Re: Regression and Maximums
Well, it seems a tricky problem.
If fact, I cannot fully understand it, especially the symbols and notations.
Citation : << I have over 12 computed series of values; E1 (x,y), E2 (x,y), E3(x,y), …, E12 (x,y) >>
What is a “computed series” ? How is it computed ?
Citation : << Coordinates X varies from i to j (50 points each)
Coordinate Y varies from m to n (1000 series) >>
So, for one known value of Y, you have 50 values of X, and respectively 50 values of R. Right ?
Citation : << There is 7 maximums over the x interval to be found for each specific y. >>
So, for the same known value of Y, they are 7 maximums for the function of x only. Right ?
Citation : << Presently, I’m doing a regression by using a function
R(x,y) = A + B*E1 + C*E1^2 + D*E1^3 + E*E2 + F*E2^2 + G*E2^3 + …+ AI*E12 + AJ*E12^2 + AK*E12^3 >>
Suppose that you consider only one known value of Y and the corresponding 50 couples (X, R), then is you computation process able to find the 7 values x corresponding to the seven maximums (of course related to this particular Y only) ?
I doubt that it would work with a so small number (50) of couples (X,R).
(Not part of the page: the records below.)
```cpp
int sgm_pc_create(sgm_pc *out, int32_t kind );
int sgm_jacobi_create(sgm_pc *out, sgm_mat A);
int sgm_ildu0_create(sgm_pc *out, sgm_mat A);
int sgm_pc_setup(sgm_pc pc, sgm_mat A);
int sgm_pc_apply(sgm_pc pc, const double *r, double *z, int where);
int sgm_pc_get(sgm_pc pc, const char *name, void *out_host, size_t bytes, size_t *needed);
int sgm_pc_info(sgm_pc pc, int32_t part, int32_t *out4, double *est_us, char *path_name, int len);
int sgm_pc_destroy(sgm_pc pc);

int sgm_mg_create(sgm_pc *out, int32_t ncoarse, const sgm_mat *P ,
                  double omega, int32_t nu_pre, int32_t nu_post, int32_t coarse_sweeps);
int sgm_mg_level_matrix(sgm_pc pc, int32_t level, sgm_mat *borrowed);

int sgm_cg_create(sgm_solver *out, double tolerance);
int sgm_bicgstab_create(sgm_solver *out, double tolerance);
int sgm_gmres_create(sgm_solver *out, double tolerance, int32_t restart);
int sgm_solver_setup(sgm_solver s, sgm_mat A);
int sgm_solver_set_max_iter(sgm_solver s, int64_t max_iter );
// ... 64 lines not shown
```

sigma_amd/__init__.py:

```python
from __future__ import annotations

import ctypes as C
import os

import numpy as np

_HERE = os.path.dirname(os.path.abspath(__file__))
LIB_PATH = os.path.join(_HERE, "libsigma_hip.so")

SGM_HOST, SGM_DEVICE = 0, 1
FMT_CSR, FMT_ELL = 1, 2

_lib = None


class SigmaError(RuntimeError):

    def __init__(self, code, msg):
        super().__init__(f"[sigma_hip status {code}] {msg}")
        self.code = code


def build(force=False):
    import subprocess
# ... 198 lines not shown
        _ck(lib().sgm_graph_greedy_color_order(self._h, p.ctypes.data_as(C.c_void_p), ptrs.ctypes.data_as(C.c_void_p),
                                               C.c_int32(len(ptrs)), C.byref(nc)))
        return p, ptrs[:nc.value + 1].copy(), nc.value

    def left_permute(self, p):
        pp, w, _k = _arg(p, np.int32)
        _ck(lib().sgm_mat_left_permute(self._h, pp, C.c_int(w)))

    def right_permute(self, p):
        pp, w, _k = _arg(p, np.int32)
        _ck(lib().sgm_mat_right_permute(self._h, pp, C.c_int(w)))

    def set_option(self, name, value):
        if hasattr(self, "_build"):
            self._build()
        _ck(lib().sgm_mat_set_option(self._h, name.encode(), C.c_int(int(value))))
        return self

    @property
    def kernel(self):
        buf = C.create_string_buffer(64)
        _ck(lib().sgm_mat_kernel(self._h, buf, C.c_int(64)))
        return buf.value.decode()

    def set_solver(self, solver):
        self.solver = solver
        solver.setup(self)

    def set_preconditioner(self, pc):
        self.pc = pc
        pc.setup(self)

    def solve(self, x, b):
        if self.solver is None:
            raise SigmaError(1, "A%solve: no solver set (linear_operator_interface.f90:213-233)")
        return self.solver.solve(self, x, b, self.pc)

    def get(self, name, dtype):
        need = C.c_size_t(0)
        _ck(lib().sgm_mat_get(self._h, name.encode(), None, C.c_size_t(0), C.byref(need)))
        out = np.zeros(need.value // np.dtype(dtype).itemsize, dtype)
        _ck(lib().sgm_mat_get(self._h, name.encode(), C.c_void_p(out.ctypes.data), C.c_size_t(out.nbytes), None))
        return out

    def _triples(self, i, j, z=None):
        if not (_is_torch(i) or _is_torch(j) or (z is not None and _is_torch(z))):
# ... 831 lines not shown
```

sigma_amd/csrc/sgm_internal.hpp:

```cpp
#pragma once
#include <hip/hip_runtime.h>

#include <cstdarg>
#include <cstdint>
#include <cstdio>
#include <cstring>
#include <string>
#include <atomic>
#include <utility>
#include <vector>

#include "../../include/sigma_hip.h"

namespace sgm {

extern std::string g_err;
int fail(int code, const char *fmt, ...);

#define SGM_HIP(call)                                                              \
    do {                                                                           \
        hipError_t e__ = (call);                                                   \
        if (e__ != hipSuccess)                                                     \
            return sgm::fail(SGM_ERR_HIP, "%s:%d: %s -> %s", __FILE__, __LINE__,   \
                             #call, hipGetErrorString(e__));                       \
// ... 95 lines not shown
inline int vec_grid(int64_t n)
{
    int64_t g = (n + 4 * kBlock - 1) / (4 * kBlock);
    if (g < 1) g = 1;
    if (g > 2048) g = 2048;
    return (int)g;
}

struct ScalarRef {
    const double *ptr;
    int count;
};

struct HaloNbr {
    int peer = -1;
    int32_t send_count = 0;
    int32_t *send_idx = nullptr;
    double *send_buf = nullptr;
    int32_t recv_offset = 0;
    int32_t recv_count = 0;
};

struct SliceSched { int32_t *tab = nullptr; int32_t lo = 0, hi = 0, grid = 0, iters = 0, band = 0; };

struct Part {
    MatOptions opt = g_opt.mat;
    int32_t n = 0;
    int32_t ncol_own = 0;
    int32_t n_halo = 0;
    int32_t int_lo = 0, int_hi = 0;
    int64_t nnz = 0;
    int64_t row_begin = 0;
    int32_t *rowptr = nullptr;
    int32_t *col = nullptr;
    double *val = nullptr;
    uint8_t *code = nullptr;
    int32_t *dict = nullptr;
    int32_t ndict = 0;
    int32_t dict_reach = 0;
    int32_t max_row = 0;
    double *sval = nullptr;
    uint32_t *scode = nullptr;
    int32_t *scol = nullptr;
    uint8_t *sbcode = nullptr;
    bool lean = false;
    double *sl_val = nullptr;
    int32_t *sl_col = nullptr;
    uint16_t *sl_perm = nullptr;
    int64_t *sl_off = nullptr;
    int64_t sl_total = 0;
    int32_t *sl_win0 = nullptr;
    int32_t sl_gs = 1;
    int32_t sl_span = 0;
    int32_t sw = 0;
    int32_t sched_period = 0;
    mutable SliceSched sched[3];
    mutable int nsched = 0;
    const int32_t *run_sched = nullptr;
    int32_t run_iters = 0;
    int32_t max_d = 0;
    int32_t *ecol = nullptr;
    double *eval = nullptr;
    int32_t *edeg = nullptr;
    uint8_t *ecode = nullptr;
    int32_t emdp = 0;
    int32_t *cb_perm = nullptr;
    double *cb_sval = nullptr;
    uint16_t *cb_lcol = nullptr;
    int32_t *cb_bstart = nullptr;
    uint16_t *cb_lpos = nullptr;
    void *cb_fdesc = nullptr;
    double *cb_P = nullptr;
    int32_t cb_cols = 0, cb_nb = 0, cb_R = 0, cb_ntiles = 0, cb_chunks = 0;
    int32_t cb_maxd = 0;
    int64_t cb_count = 0;
    double col_spread = -1.0;
    std::vector<HaloNbr> nbrs;
    double *xext = nullptr;
    int dot_grid_override = 0;
    int64_t xlen() const { return (int64_t)ncol_own + n_halo; }
};

// ... 81 lines not shown
struct SpmvDots {
    const double *const *w = nullptr;
    double *const *part_wy = nullptr;
    double *const *part_yy = nullptr;
};
int spmv_parts(sgm_mat A, const double *const *x, double *const *y, bool add,
               const SpmvDots *dots, const int *flag_done, int *grid_out, int gen = 0x7fffffff,
               bool chain = false, bool halo_ready = false);

int build_csr_part(Part &p, int32_t n, int32_t ncol_own, int32_t n_halo, int64_t nnz,
                   const int32_t *ptr1, const int32_t *node1, const double *val, int where, bool validate = true);
int clone_csr_plain(sgm_mat A, sgm_mat *out);
int color_order_device(sgm_mat A, int32_t **dp, std::vector<int32_t> &ptrs);
int diag_block_plain(const Part &p, sgm_mat *out);
void part_kernel_name(const Part &p, int fmt, char *name, size_t len);
int permuted_part(const Part &p, const int32_t *p1_dev, Part &q, const int32_t *hmap_dev = nullptr,
                  const std::vector<int32_t *> *send_order = nullptr);
int halo_attach_order(const Part &p, const int32_t *p1_dev, const std::vector<std::pair<int32_t, int32_t>> &segments,
                      std::vector<int32_t> &hmap_host);
int exchange_halo_orders(sgm_mat A, const std::vector<int32_t> &mine, std::vector<int32_t *> &out);
int spmv_grid(const Part &p, bool whole = false);
int matvec_plain(sgm_mat A, const double *x, double *y);
int csr_need_arrays(const Part &p);
int ensure_transpose(sgm_mat A);
void csr_release_arrays(const Part &p);

struct Slab3;
int slab3_build(Slab3 **out, int32_t n, const std::vector<int32_t> &Lptr, const std::vector<int32_t> &Lnode,
                const std::vector<int32_t> &Uptr, const std::vector<int32_t> &Unode, const int32_t *dLptr, const int32_t *dLnode,
                const int32_t *dUptr, const int32_t *dUnode);
int slab3_refresh(Slab3 *S, const double *Lval, const double *Uval, const double *D);
void slab3_apply(const Slab3 *S, const double *r, double *z, const int *flag, int spin_limit, int32_t *sticky);
void slab3_lower_result(const Slab3 *S, double *dst);
int slab_dims_device(int32_t n, const int32_t *dptr, const int32_t *dnode, bool lower, int32_t *w, int32_t *h);
void slab3_dims(const Slab3 *S, int32_t *w, int32_t *h);
int slab3_aborted(const Slab3 *S, int32_t *abL, int32_t *abU);
void slab3_info(const Slab3 *S, int32_t out[6]);
int slab3_clocks(const Slab3 *S, std::vector<long long> &out);
void slab3_free(Slab3 *S);

}

#if defined(__HIPCC__)
namespace sgm {

template <int CTRL>
// ... 114 lines not shown
```

sigma_amd/csrc/sgm_layouts.hip:

```cpp
#include "sgm_spmv_select.hpp"

namespace sgm {

__global__ void k_dec1(int32_t *a, int64_t n)
{
    int64_t i = (int64_t)blockIdx.x * blockDim.x + threadIdx.x;
    const int64_t stride = (int64_t)gridDim.x * blockDim.x;
    for (; i < n; i += stride) a[i] -= 1;
}

__global__ void k_check_ptr1(const int32_t *__restrict__ ptr1, int64_t n, int64_t nnz, unsigned long long *bad)
{
    int64_t i = (int64_t)blockIdx.x * blockDim.x + threadIdx.x;
    const int64_t stride = (int64_t)gridDim.x * blockDim.x;
    for (; i <= n; i += stride) {
        const int32_t a = ptr1[i];
        bool ok = true;
        if (i == 0) ok = a == 1;
        if (i < n) ok = ok && ptr1[i + 1] >= a;
        else ok = ok && (int64_t)a - 1 == nnz;
        if (!ok) atomicMin(bad, (unsigned long long)i);
    }
}

// ... 237 lines not shown
        hipLaunchKernelGGL(k_sl_unpack, dim3((unsigned)std::min<int64_t>(((int64_t)p.n + 255) / 256, 4096)), dim3(256), 0, st, p.n, p.sw,
                           (const int32_t *)p.rowptr, (const uint32_t *)p.scode, (const int32_t *)p.dict, (const double *)p.sval,
                           mk_col ? p.col : nullptr, mk_val ? p.val : nullptr, mk_code ? p.code : nullptr);
    SGM_HIP(hipGetLastError());
    SGM_HIP(hipStreamSynchronize(st));
    return SGM_OK;
}
int lean_val_buffer(Part &p)
{
    if (!p.lean || p.val) return SGM_OK;
    SGM_TRY(dalloc(&p.val, (size_t)p.nnz + 2));
    SGM_HIP(hipMemsetAsync(p.val + p.nnz, 0, 2 * sizeof(double), g_rt.stream));
    return SGM_OK;
}
void csr_release_arrays(const Part &cp)
{
    Part &p = const_cast<Part &>(cp);
    if (!p.lean || !lean_applies(p)) return;
    (void)hipStreamSynchronize(g_rt.stream);
    dfree(p.val); dfree(p.col); dfree(p.code);
    p.val = nullptr; p.col = nullptr; p.code = nullptr;
}

int pack_sliced(Part &p)
{
    if (p.sl_val && p.n > 0) {
        const int64_t nch = (((int64_t)p.n + kSlRows - 1) / kSlRows) * (kSlRows / kSellChunk);
        hipLaunchKernelGGL(k_sell_fill, dim3((unsigned)std::min<int64_t>((nch + 3) / 4, 65536)), dim3(256), 0, g_rt.stream, p.n,
                           (const int32_t *)p.rowptr, (const int32_t *)nullptr, (const double *)p.val, (const int64_t *)p.sl_off,
                           (const uint16_t *)p.sl_perm, (int32_t *)nullptr, p.sl_val);
        SGM_HIP(hipGetLastError());
    }
    if ((!p.scode && !p.scol && !p.sbcode) || p.n == 0) return SGM_OK;
    const int64_t nsl = ((int64_t)p.n + kSlRows - 1) / kSlRows;
    if (p.ecol)
        hipLaunchKernelGGL(k_sl_pack_ell, dim3((unsigned)std::min<int64_t>(nsl, 65536)), dim3(256), 0, g_rt.stream, p.n, p.sw,
                           p.max_d, (const double *)p.eval, p.sval);
    else
        hipLaunchKernelGGL(k_sl_pack, dim3((unsigned)std::min<int64_t>(nsl, 65536)), dim3(256), 0, g_rt.stream, p.n, p.sw,
                           (const int32_t *)p.rowptr, (const double *)p.val, p.sval);
    SGM_HIP(hipGetLastError());
    return SGM_OK;
}
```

In fact, a function with 7 maximums and then 6 or 7, or 8 minimums, ( i.e. 13, 14 or 15 extremums) may require about 1000 couples (X,R) and probably much more, in order to achieve a reliable mean least squares regression.
Of course, if the kind of function was a-priori known, with in it only a few number of unknown parameters, the required number of points should be much lower. For example if the function was known as A+B*sin(C*x+D), only a few tens of points should be required). As far I can understand, it is not the case of your problem : the kind of function is not a-priori known.